The 2.0 era is called the "big module" era. The main idea is to design larger modules and reduce the number of modules or even no modules, so as to minimize the number of parts and space occupation at this level. The most representative ones are CTP technology of Contemporary Ampere Technology Co., Ltd. and BYD's blade battery.
The 3.0 era marks the beginning of the integrated design of battery and chassis.

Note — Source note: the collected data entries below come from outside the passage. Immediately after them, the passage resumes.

template <typename T>
static hipError_t launch_sell_any(SellMode mode, const SellDev& A, int s_begin, int s_end, const T* x, const T* b,
                                  T* y, int k, const Ctrl* ctrl, double* partials, int* n_blocks, hipStream_t st,
                                  T* zero_rows, const FirstColour* first, double omega)
{
    switch (mode) {
        case SELL_JACOBI: return launch_sell_mode<SELL_JACOBI, T>(A, s_begin, s_end, x, b, y, k, ctrl, partials, n_blocks, st, zero_rows, first, omega);
        case SELL_CHEBY: return launch_sell_mode<SELL_CHEBY, T>(A, s_begin, s_end, x, b, y, k, ctrl, partials, n_blocks, st, zero_rows, first, omega);
        case SELL_AX: return launch_sell_mode<SELL_AX, T>(A, s_begin, s_end, x, b, y, k, ctrl, partials, n_blocks, st, zero_rows, first, omega);
        case SELL_RESID: return launch_sell_mode<SELL_RESID, T>(A, s_begin, s_end, x, b, y, k, ctrl, partials, n_blocks, st, zero_rows, first, omega);
        case SELL_RESID_SS:
            if constexpr (std::is_same<T, double>::value) return launch_sell_mode<SELL_RESID_SS, T>(A, s_begin, s_end, x, b, y, k, ctrl, partials, n_blocks, st, zero_rows, first, omega);
            else return hipErrorInvalidValue;
        case SELL_ADD: return launch_sell_mode<SELL_ADD, T>(A, s_begin, s_end, x, b, y, k, ctrl, partials, n_blocks, st, zero_rows, first, omega);
        case SELL_GS: return launch_sell_mode<SELL_GS, T>(A, s_begin, s_end, x, b, y, k, ctrl, partials, n_blocks, st, zero_rows, first, omega);
        case SELL_RESID_BOTH:
            if constexpr (std::is_same<T, double>::value) return launch_sell_mode<SELL_RESID_BOTH, T>(A, s_begin, s_end, x, b, y, k, ctrl, partials, n_blocks, st, zero_rows, first, omega);
            else return hipErrorInvalidValue;
        case SELL_GS_OOP:
            if constexpr (std::is_same<T, double>::value) return launch_sell_mode<SELL_GS_OOP, T>(A, s_begin, s_end, x, b, y, k, ctrl, partials, n_blocks, st, zero_rows, first, omega);
            else return hipErrorInvalidValue;
        case SELL_GS_HEAD:
            if constexpr (std::is_same<T, double>::value) return launch_sell_mode<SELL_GS_HEAD, T>(A, s_begin, s_end, x, b, y, k, ctrl, partials, n_blocks, st, zero_rows, first, omega);
            else return hipErrorInvalidValue;
        case SELL_JACOBI_HEAD:
            if constexpr (std::is_same<T, double>::value) return launch_sell_mode<SELL_JACOBI_HEAD, T>(A, s_begin, s_end, x, b, y, k, ctrl, partials, n_blocks, st, zero_rows, first, omega);
            else return hipErrorInvalidValue;
        case SELL_CHEBY_HEAD:
            if constexpr (std::is_same<T, double>::value) return launch_sell_mode<SELL_CHEBY_HEAD, T>(A, s_begin, s_end, x, b, y, k, ctrl, partials, n_blocks, st, zero_rows, first, omega);
            else return hipErrorInvalidValue;
    }
    return hipErrorInvalidValue;
}

hipError_t launch_sell(SellMode mode, const SellDev& A, int s_begin, int s_end, const double* x, const double* b,
                       double* y, int k, const Ctrl* ctrl, double* partials, int* n_blocks, hipStream_t st,
                       double* zero_rows, const FirstColour* first, double omega)
{
    return launch_sell_any<double>(mode, A, s_begin, s_end, x, b, y, k, ctrl, partials, n_blocks, st, zero_rows, first, omega);
}

hipError_t launch_sell_f32(SellMode mode, const SellDev& A, int s_begin, int s_end, const float* x, const float* b,
                           float* y, int k, const Ctrl* ctrl, hipStream_t st, float* zero_rows, const FirstColour* first, double omega)
{
    if (!A.valf || mode == SELL_RESID_SS || mode == SELL_RESID_BOTH || mode >= SELL_GS_OOP) return hipErrorInvalidValue;
    return launch_sell_any<float>(mode, A, s_begin, s_end, x, b, y, k, ctrl, nullptr, nullptr, st, zero_rows, first, omega);
}

__global__ __launch_bounds__(256) void k_gershgorin(const int* a_col, const double* a_val, const int* a_slice_row, const int* a_slice_off, const int* a_slice_w,
                                                    int stride, int n_slices, unsigned long long* out)
{
    const int lane = threadIdx.x & 63, s = blockIdx.x * 4 + (threadIdx.x >> 6);
    double ratio = 0.0;
    if (s < n_slices) {
        const int row0 = a_slice_row[s], nrow = a_slice_row[s + 1] - row0, w = a_slice_w[s];
        const size_t off = (size_t)(stride ? s * stride : a_slice_off[s]) * 64 + lane;
        double sum = 0.0, diag = 0.0;
        for (int j = 0; j < w; j++) {
            const int c = a_col[off + (size_t)j * 64];
            const double v = a_val[off + (size_t)j * 64];
            if (c >= 0) { sum += fabs(v); if (c == row0 + lane) diag = v; }
        }
        if (lane < nrow && diag > 0.0) ratio = sum / diag;
    }
#pragma unroll
    for (int o = 32; o > 0; o >>= 1) ratio = fmax(ratio, __shfl_down(ratio, o, 64));
    if (lane == 0 && ratio > 0.0) atomicMax(out, (unsigned long long)__double_as_longlong(ratio));
}
hipError_t launch_gershgorin(const SellDev& A, double* out, hipStream_t st)
{
    hipError_t e = hipMemsetAsync(out, 0, sizeof(double), st);
    if (e != hipSuccess || A.n_slices <= 0) return e;
    hipLaunchKernelGGL(k_gershgorin, dim3((A.n_slices + 3) / 4), dim3(256), 0, st, A.col, A.val, A.slice_row, A.slice_off, A.slice_w, A.stride, A.n_slices,
                       (unsigned long long*)out);
    return hipGetLastError();
}


__global__ __launch_bounds__(256) void k_ss_finalize(const double* partials, int n, Ctrl* ctrl, double* out)
{
    if (ctrl->done) return;
    __shared__ double red[256];
    double s = 0.0;
    for (int i = threadIdx.x; i < n; i += 256) s += partials[i];
    red[threadIdx.x] = s;
    __syncthreads();
    for (int o = 128; o > 0; o >>= 1) {
        if ((int)threadIdx.x < o) red[threadIdx.x] += red[threadIdx.x + o];
        __syncthreads();
    }
    if (threadIdx.x == 0) *out = red[0];
}

__device__ __forceinline__ void decide_body(Ctrl* ctrl, double sumsq)
{
    const double tol = ctrl->tol;
    const double r = sqrt(sumsq);
    const int i = ctrl->n_his;
    if (i < ctrl->his_cap) ctrl->r_his[i] = r;
    ctrl->n_his = i + 1;
    ctrl->r_prev = ctrl->r_last; ctrl->r_last = r;
    if (!(r == r) || r > 1.7e308) { ctrl->status = -1; ctrl->done = 1; }
    else if (r < tol) ctrl->done = 1;
}

__global__ __launch_bounds__(256) void k_ss_finalize_decide(const double* partials, int n, Ctrl* ctrl)
{
    __shared__ double red[256];
    const int done = ctrl->done, n_his = ctrl->n_his, his_cap = ctrl->his_cap;
    const double tol = ctrl->tol;
    double* const r_his = ctrl->r_his;
    double s = 0.0;
#pragma unroll 8
    for (int i = threadIdx.x; i < n; i += 256) s += partials[i];
    if (done) return;
    red[threadIdx.x] = s;
    __syncthreads();
    for (int o = 128; o > 0; o >>= 1) {
        if ((int)threadIdx.x < o) red[threadIdx.x] += red[threadIdx.x + o];
        __syncthreads();
    }
    if (threadIdx.x == 0) {
        const double sumsq = red[0], r = sqrt(sumsq);
        ctrl->sumsq = sumsq;
        if (n_his < his_cap) r_his[n_his] = r;
        ctrl->n_his = n_his + 1;
        ctrl->r_prev = ctrl->r_last; ctrl->r_last = r;
        if (!(r == r) || r > 1.7e308) { ctrl->status = -1; ctrl->done = 1; }
        else if (r < tol) ctrl->done = 1;
    }
}

__global__ void k_decide(Ctrl* ctrl, const double* sumsq)
{
    if (ctrl->done) return;
    decide_body(ctrl, *sumsq);
}

constexpr int SS_STAGE_MIN = 16384, SS_STAGE_WGS = 128;
__global__ __launch_bounds__(256) void k_ss_stage(const double* __restrict__ partials, int n, double* __restrict__ out, const int* done)
{
    if (load_flag(done)) return;
    __shared__ double red[256];
    const int per = (n + SS_STAGE_WGS - 1) / SS_STAGE_WGS;
    const int i0 = blockIdx.x * per, i1 = min(n, i0 + per);
    double s = 0.0;
#pragma unroll 8
    for (int i = i0 + (int)threadIdx.x; i < i1; i += 256) s += partials[i];
    red[threadIdx.x] = s;
    __syncthreads();
    for (int o = 128; o > 0; o >>= 1) {
        if ((int)threadIdx.x < o) red[threadIdx.x] += red[threadIdx.x + o];
        __syncthreads();
    }
    if (threadIdx.x == 0) out[blockIdx.x] = red[0];
}
static const double* ss_stage(const double* partials, int& n, const Ctrl* ctrl, hipStream_t st)
{
    if (n < SS_STAGE_MIN) return partials;
    double* out = const_cast<double*>(partials) + n;
    hipLaunchKernelGGL(k_ss_stage, dim3(SS_STAGE_WGS), dim3(256), 0, st, partials, n, out, &ctrl->done);
    n = SS_STAGE_WGS;
    return out;
}
int ss_partials_room() { return SS_STAGE_WGS; }

hipError_t launch_ss_finalize(const double* partials, int n, Ctrl* ctrl, hipStream_t st, double* out)
{
    partials = ss_stage(partials, n, ctrl, st);
    hipLaunchKernelGGL(k_ss_finalize, dim3(1), dim3(256), 0, st, partials, n, ctrl, out ? out : &ctrl->sumsq);
    return hipGetLastError();
}
__global__ void k_decide_spec(Ctrl* ctrl, const double* sumsq)
{
    ctrl->just_done = 0;
    if (ctrl->done) return;
    decide_body(ctrl, *sumsq);
    if (ctrl->done) ctrl->just_done = 1;
}
__global__ void k_copy_unless_done(double* dst, const double* src, size_t n, const int* done)
{
    if (*done) return;
    const size_t i = (size_t)blockIdx.x * blockDim.x + threadIdx.x;
    if (i < n) dst[i] = src[i];
}
__global__ void k_restore_if_just_done(double* dst, const double* src, size_t n, const Ctrl* ctrl)
{
    if (!ctrl->just_done) return;
    const size_t i = (size_t)blockIdx.x * blockDim.x + threadIdx.x;
    if (i < n) dst[i] = src[i];
}
hipError_t launch_decide_spec(Ctrl* ctrl, const double* sumsq, hipStream_t st)
{
    hipLaunchKernelGGL(k_decide_spec, dim3(1), dim3(1), 0, st, ctrl, sumsq);
    return hipGetLastError();
}
hipError_t launch_copy_unless_done(double* dst, const double* src, size_t n, const Ctrl* ctrl, hipStream_t st)
{
// ... 751 lines not shown
}
__global__ void k_gather_vals(double* dst, const double* src, const int* map, size_t n)
{
    const size_t i = (size_t)blockIdx.x * blockDim.x + threadIdx.x;
    if (i >= n) return;
    const int m = map[i];
    if (m >= 0) dst[i] = src[m];
}
__global__ void k_scatter_dense(double* dense, const double* src, const long long* pos, int n)
{
    const int i = blockIdx.x * blockDim.x + threadIdx.x;
    if (i < n) dense[pos[i]] = src[i];
}
__global__ void k_add_at(double* v, const int* where, int n, double c)
{
    const int i = blockIdx.x * blockDim.x + threadIdx.x;
    if (i < n) v[where[i]] += c;
}
__global__ void k_dense_identity(double* dense, int np, int n)
{
    const size_t t = (size_t)blockIdx.x * blockDim.x + threadIdx.x;
    if (t >= (size_t)np * np) return;
    const int i = (int)(t / np), j = (int)(t % np);
    dense[t] = (i == j && i >= n) ? 1.0 : 0.0;
}

__global__ void k_face_terms(const double* V, const int* F, int nF, int voronoi, double* Qc, double* Qm)
{
    const int f = blockIdx.x * blockDim.x + threadIdx.x;
    if (f >= nF) return;
    const double* a = V + 3 * (size_t)F[3 * f];
    const double* b = V + 3 * (size_t)F[3 * f + 1];
    const double* c = V + 3 * (size_t)F[3 * f + 2];
    const double ux = b[0] - a[0], uy = b[1] - a[1], uz = b[2] - a[2];
    const double vx = c[0] - a[0], vy = c[1] - a[1], vz = c[2] - a[2];
    const double wx = uy * vz - uz * vy, wy = uz * vx - ux * vz, wz = ux * vy - uy * vx;
    const double dA = sqrt(wx * wx + wy * wy + wz * wz);
    double d0x = b[0] - c[0], d0y = b[1] - c[1], d0z = b[2] - c[2];
    double d1x = c[0] - a[0], d1y = c[1] - a[1], d1z = c[2] - a[2];
    double d2x = a[0] - b[0], d2y = a[1] - b[1], d2z = a[2] - b[2];
    const double l0 = sqrt(d0x * d0x + d0y * d0y + d0z * d0z);
    const double l1 = sqrt(d1x * d1x + d1y * d1y + d1z * d1z);
    const double l2 = sqrt(d2x * d2x + d2y * d2y + d2z * d2z);
    const double q0 = l0 * l0, q1 = l1 * l1, q2 = l2 * l2;
    Qc[3 * (size_t)f + 0] = (q1 + q2 - q0) / dA / 4.0;
    Qc[3 * (size_t)f + 1] = (q2 + q0 - q1) / dA / 4.0;
    Qc[3 * (size_t)f + 2] = (q0 + q1 - q2) / dA / 4.0;
    double m0, m1, m2;
    if (!voronoi) {
        m0 = m1 = m2 = dA / 6.0;
    } else {
        const double cs0 = (l2 * l2 + l1 * l1 - l0 * l0) / (l1 * l2 * 2.0);
        const double cs1 = (l0 * l0 + l2 * l2 - l1 * l1) / (l2 * l0 * 2.0);
        const double cs2 = (l1 * l1 + l0 * l0 - l2 * l2) / (l0 * l1 * 2.0);
        const double b0 = cs0 * l0, b1 = cs1 * l1, b2 = cs2 * l2;
        const double bs = b0 + b1 + b2;
        const double p0 = b0 / bs * (dA * 0.5), p1 = b1 / bs * (dA * 0.5), p2 = b2 / bs * (dA * 0.5);
        m0 = (p1 + p2) * 0.5; m1 = (p2 + p0) * 0.5; m2 = (p0 + p1) * 0.5;
        if (cs0 < 0) { m0 = 0.25 * dA; m1 = 0.125 * dA; m2 = 0.125 * dA; }
        if (cs1 < 0) { m0 = 0.125 * dA; m1 = 0.25 * dA; m2 = 0.125 * dA; }
        if (cs2 < 0) { m0 = 0.125 * dA; m1 = 0.125 * dA; m2 = 0.25 * dA; }
    }
    Qm[3 * (size_t)f + 0] = m0; Qm[3 * (size_t)f + 1] = m1; Qm[3 * (size_t)f + 2] = m2;
}
__global__ void k_mass_diag(int nV, const int* m_ptr, const int* m_idx, const double* Qm, double* Md)
{
    const int v = blockIdx.x * blockDim.x + threadIdx.x;
    if (v >= nV) return;
    double s = 0.0;
    for (int t = m_ptr[v]; t < m_ptr[v + 1]; t++) s += Qm[m_idx[t]];
    Md[v] = s;
}
__global__ void k_assemble_vals(int nnz, const int* l_ptr, const int* l_idx, const signed char* l_sgn, const double* Qc,
                                const int* diag_of, const double* Md, double mass_coef, double lap_coef, double* val, double* Lval)
{
    const int e = blockIdx.x * blockDim.x + threadIdx.x;
    if (e >= nnz) return;
    const int b = l_ptr[e], en = l_ptr[e + 1];
    double L = 0.0;
    if (b < en) {
        L = l_sgn[b] > 0 ? Qc[l_idx[b]] : -Qc[l_idx[b]];
        for (int t = b + 1; t < en; t++) L += l_sgn[t] > 0 ? Qc[l_idx[t]] : -Qc[l_idx[t]];
    }
    if (Lval) Lval[e] = L;
    const int d = diag_of[e];
    const double x = lap_coef * L;
    val[e] = d >= 0 ? mass_coef * Md[d] + x : x;
}
hipError_t launch_assemble(int nV, int nF, int nnz, const double* V, const int* F, int voronoi, const int* l_ptr, const int* l_idx,
                           const signed char* l_sgn, const int* m_ptr, const int* m_idx, const int* diag_of, double* Qc, double* Qm,
                           double* Md, double mass_coef, double lap_coef, double* val, double* Lval, hipStream_t st)
{
    hipLaunchKernelGGL(k_face_terms, dim3(grid1d(nF, 256)), dim3(256), 0, st, V, F, nF, voronoi, Qc, Qm);
    hipLaunchKernelGGL(k_mass_diag, dim3(grid1d(nV, 256)), dim3(256), 0, st, nV, m_ptr, m_idx, Qm, Md);
    hipLaunchKernelGGL(k_assemble_vals, dim3(grid1d(nnz, 256)), dim3(256), 0, st, nnz, l_ptr, l_idx, l_sgn, Qc, diag_of, Md, mass_coef, lap_coef, val, Lval);
    return hipGetLastError();
}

CTC is the abbreviation of "cell-to-chassis", which means "integrated battery and chassis design". At the same time, there must be a more intelligent BMS (Battery Management System) to monitor, manage and optimize the use of batteries more intelligently.
What are the difficulties of CTC technology?
That's easy to say, but there are many technical problems in realizing CTC. The purpose of battery and chassis integration is to reduce the number of parts, compress the space volume and improve the power and endurance of the whole vehicle through this integrated design. But how to integrate, how to ensure the waterproof performance of the battery, how to ensure the safety of the battery after reducing the layer-by-layer packaging, how to adjust the production line, how to test, mass production and maintenance are all issues that need to be considered.
The earliest concept of CTC was put forward by Zero Run, which was the first in China to realize mass production of CTC technology.
Zhu, the chairman of 20 16 Zero Run Automobile, was inspired by the integrated design of smart phone battery, and took the lead in putting forward the idea of integrating power battery and chassis internally. After six years of continuous research and development, testing and improvement, the mass production of CTC technology has finally been realized, and it will be carried on their new flagship model Zero Run C0 1 for synchronous mass production.
In the hardware innovation of CTC technology, the most basic and key thing is "how to integrate the chassis and battery", and the answer given by Zero Run is "integrated tray structure". The design idea is to put the battery in a battery tray, and then put the tray under the chassis, like an inverted dinner plate. In order to improve the firmness of the battery, the top and bottom of the battery are also fixed with a tray and a chassis. The whole integrated design is not only the body structure, but also the battery structure.
Just as most mobile phones are waterproof in battery and circuit structure, electric vehicles also need waterproof in rainy days and wading road conditions. In the 2.0 battery structure of 1.0, it is not difficult to realize the waterproof performance of power battery through layer-by-layer encapsulation. However, in the CTC era of 3.0, the module and battery structure have been simplified, and how to realize waterproof through chassis and tray structure is a very difficult problem.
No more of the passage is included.